REQUIRED ACTION →
Using the listing that follows, return every line with the word "hipStreamSynchronize".
*** Begin section ***
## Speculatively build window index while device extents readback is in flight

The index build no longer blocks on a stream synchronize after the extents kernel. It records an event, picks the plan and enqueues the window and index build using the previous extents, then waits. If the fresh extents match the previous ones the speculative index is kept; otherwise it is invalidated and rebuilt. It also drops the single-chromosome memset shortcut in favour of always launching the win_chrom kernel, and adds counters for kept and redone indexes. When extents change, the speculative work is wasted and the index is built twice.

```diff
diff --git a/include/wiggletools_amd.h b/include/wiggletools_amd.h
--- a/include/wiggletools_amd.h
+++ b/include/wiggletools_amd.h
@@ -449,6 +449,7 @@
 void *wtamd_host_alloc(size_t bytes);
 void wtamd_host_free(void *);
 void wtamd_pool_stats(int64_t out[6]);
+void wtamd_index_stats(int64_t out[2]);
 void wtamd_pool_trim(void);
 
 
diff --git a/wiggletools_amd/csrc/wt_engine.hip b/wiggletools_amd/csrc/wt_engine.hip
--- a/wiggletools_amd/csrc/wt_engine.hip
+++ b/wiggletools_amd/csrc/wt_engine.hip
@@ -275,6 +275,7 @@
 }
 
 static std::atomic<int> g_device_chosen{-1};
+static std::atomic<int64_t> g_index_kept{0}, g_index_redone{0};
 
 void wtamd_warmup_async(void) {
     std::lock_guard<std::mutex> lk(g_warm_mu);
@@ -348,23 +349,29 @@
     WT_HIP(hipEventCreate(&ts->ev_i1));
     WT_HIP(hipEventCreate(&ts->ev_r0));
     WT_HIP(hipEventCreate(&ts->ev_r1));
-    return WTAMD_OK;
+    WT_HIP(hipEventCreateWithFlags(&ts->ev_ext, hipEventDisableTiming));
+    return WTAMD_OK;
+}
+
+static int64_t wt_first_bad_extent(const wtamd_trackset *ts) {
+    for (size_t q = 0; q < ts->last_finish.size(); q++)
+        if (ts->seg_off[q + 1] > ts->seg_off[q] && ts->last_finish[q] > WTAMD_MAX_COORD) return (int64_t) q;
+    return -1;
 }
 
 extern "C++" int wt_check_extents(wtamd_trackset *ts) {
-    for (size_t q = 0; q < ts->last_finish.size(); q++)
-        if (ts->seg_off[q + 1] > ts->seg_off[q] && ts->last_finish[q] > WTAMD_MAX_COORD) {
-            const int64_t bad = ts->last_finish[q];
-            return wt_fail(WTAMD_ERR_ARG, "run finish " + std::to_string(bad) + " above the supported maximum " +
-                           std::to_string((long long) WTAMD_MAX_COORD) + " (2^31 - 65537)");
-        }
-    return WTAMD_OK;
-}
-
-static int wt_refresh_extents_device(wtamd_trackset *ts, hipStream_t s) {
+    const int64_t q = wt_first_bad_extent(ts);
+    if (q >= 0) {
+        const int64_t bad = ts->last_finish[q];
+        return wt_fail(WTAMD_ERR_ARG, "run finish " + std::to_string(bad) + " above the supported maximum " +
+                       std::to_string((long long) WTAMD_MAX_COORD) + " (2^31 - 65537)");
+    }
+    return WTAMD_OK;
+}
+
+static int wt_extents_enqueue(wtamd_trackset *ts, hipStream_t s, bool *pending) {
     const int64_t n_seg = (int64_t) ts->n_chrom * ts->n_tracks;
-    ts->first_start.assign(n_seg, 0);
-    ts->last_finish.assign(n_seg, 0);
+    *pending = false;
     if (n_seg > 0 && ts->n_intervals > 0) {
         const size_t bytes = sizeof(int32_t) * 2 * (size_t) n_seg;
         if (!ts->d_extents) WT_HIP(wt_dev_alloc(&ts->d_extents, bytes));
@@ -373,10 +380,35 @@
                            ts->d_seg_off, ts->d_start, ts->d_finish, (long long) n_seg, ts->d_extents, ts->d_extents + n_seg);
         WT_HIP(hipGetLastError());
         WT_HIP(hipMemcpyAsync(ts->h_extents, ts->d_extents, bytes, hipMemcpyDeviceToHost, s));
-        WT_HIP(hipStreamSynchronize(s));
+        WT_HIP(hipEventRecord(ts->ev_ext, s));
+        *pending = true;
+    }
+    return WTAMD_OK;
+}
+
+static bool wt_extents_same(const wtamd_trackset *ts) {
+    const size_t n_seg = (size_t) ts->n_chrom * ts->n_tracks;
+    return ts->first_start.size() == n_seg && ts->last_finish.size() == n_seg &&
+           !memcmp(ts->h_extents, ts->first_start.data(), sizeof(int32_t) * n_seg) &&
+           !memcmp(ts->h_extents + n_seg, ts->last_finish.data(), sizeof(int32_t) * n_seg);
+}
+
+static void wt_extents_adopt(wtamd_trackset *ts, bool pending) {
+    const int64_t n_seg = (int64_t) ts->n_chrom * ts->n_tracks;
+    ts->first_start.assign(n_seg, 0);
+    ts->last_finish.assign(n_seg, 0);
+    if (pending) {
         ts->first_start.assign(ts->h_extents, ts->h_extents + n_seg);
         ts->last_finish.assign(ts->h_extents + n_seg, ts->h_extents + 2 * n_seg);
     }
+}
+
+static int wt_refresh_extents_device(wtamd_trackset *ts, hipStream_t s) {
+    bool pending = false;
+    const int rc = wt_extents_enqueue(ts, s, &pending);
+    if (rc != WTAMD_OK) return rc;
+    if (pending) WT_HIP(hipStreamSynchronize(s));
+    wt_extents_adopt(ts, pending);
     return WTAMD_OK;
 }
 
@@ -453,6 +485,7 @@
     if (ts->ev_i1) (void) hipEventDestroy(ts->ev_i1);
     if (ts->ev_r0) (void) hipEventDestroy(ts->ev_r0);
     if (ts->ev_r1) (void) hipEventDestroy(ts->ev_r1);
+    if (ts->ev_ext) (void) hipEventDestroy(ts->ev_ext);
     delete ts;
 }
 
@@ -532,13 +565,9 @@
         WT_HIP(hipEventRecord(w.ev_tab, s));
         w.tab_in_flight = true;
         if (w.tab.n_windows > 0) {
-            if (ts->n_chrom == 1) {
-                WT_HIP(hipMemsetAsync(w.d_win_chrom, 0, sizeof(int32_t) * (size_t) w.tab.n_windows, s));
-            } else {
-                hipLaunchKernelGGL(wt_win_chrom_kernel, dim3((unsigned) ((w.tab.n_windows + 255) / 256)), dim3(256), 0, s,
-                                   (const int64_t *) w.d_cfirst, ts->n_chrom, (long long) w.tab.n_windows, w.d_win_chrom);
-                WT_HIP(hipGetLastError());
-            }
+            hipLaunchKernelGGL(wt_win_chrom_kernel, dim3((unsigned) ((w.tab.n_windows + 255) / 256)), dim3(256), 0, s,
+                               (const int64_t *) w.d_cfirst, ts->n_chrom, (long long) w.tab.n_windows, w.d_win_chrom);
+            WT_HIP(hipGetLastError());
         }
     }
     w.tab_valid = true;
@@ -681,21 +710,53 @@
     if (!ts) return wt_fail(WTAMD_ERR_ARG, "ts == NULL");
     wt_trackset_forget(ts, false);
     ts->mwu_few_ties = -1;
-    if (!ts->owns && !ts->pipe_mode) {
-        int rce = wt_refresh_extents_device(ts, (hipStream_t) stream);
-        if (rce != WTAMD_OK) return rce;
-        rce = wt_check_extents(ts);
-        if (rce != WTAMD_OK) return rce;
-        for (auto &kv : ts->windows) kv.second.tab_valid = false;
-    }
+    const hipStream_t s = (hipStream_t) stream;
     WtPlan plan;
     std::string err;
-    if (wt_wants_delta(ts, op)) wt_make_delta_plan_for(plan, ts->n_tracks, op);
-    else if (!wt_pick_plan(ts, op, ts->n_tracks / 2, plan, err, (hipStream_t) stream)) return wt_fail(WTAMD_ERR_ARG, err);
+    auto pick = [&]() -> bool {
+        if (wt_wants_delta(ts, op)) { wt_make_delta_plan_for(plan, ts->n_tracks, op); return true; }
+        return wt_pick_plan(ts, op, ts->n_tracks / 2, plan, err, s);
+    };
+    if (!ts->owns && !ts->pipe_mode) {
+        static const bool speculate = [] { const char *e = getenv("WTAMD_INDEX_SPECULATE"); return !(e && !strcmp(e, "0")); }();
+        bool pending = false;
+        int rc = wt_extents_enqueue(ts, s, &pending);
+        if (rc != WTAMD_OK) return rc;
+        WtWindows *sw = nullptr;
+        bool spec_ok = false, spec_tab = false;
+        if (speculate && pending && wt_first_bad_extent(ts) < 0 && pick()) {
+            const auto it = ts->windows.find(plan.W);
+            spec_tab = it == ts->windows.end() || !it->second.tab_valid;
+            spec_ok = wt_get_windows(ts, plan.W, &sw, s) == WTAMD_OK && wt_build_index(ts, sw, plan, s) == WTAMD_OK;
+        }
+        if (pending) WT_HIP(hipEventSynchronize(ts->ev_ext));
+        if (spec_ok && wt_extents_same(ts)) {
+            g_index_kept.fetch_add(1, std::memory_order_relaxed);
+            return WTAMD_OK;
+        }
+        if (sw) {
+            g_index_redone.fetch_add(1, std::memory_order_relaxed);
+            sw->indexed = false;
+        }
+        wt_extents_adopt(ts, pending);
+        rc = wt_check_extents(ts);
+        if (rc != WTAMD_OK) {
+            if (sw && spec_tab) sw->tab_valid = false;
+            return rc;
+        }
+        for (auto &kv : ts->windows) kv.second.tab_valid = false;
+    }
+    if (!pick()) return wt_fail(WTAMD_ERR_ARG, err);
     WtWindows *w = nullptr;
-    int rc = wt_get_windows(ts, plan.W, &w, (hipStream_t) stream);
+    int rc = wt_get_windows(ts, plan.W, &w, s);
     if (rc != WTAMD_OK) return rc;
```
*** End section ***
SOLUTION BELOW →
-        WT_HIP(hipStreamSynchronize(s));
+    if (pending) WT_HIP(hipStreamSynchronize(s));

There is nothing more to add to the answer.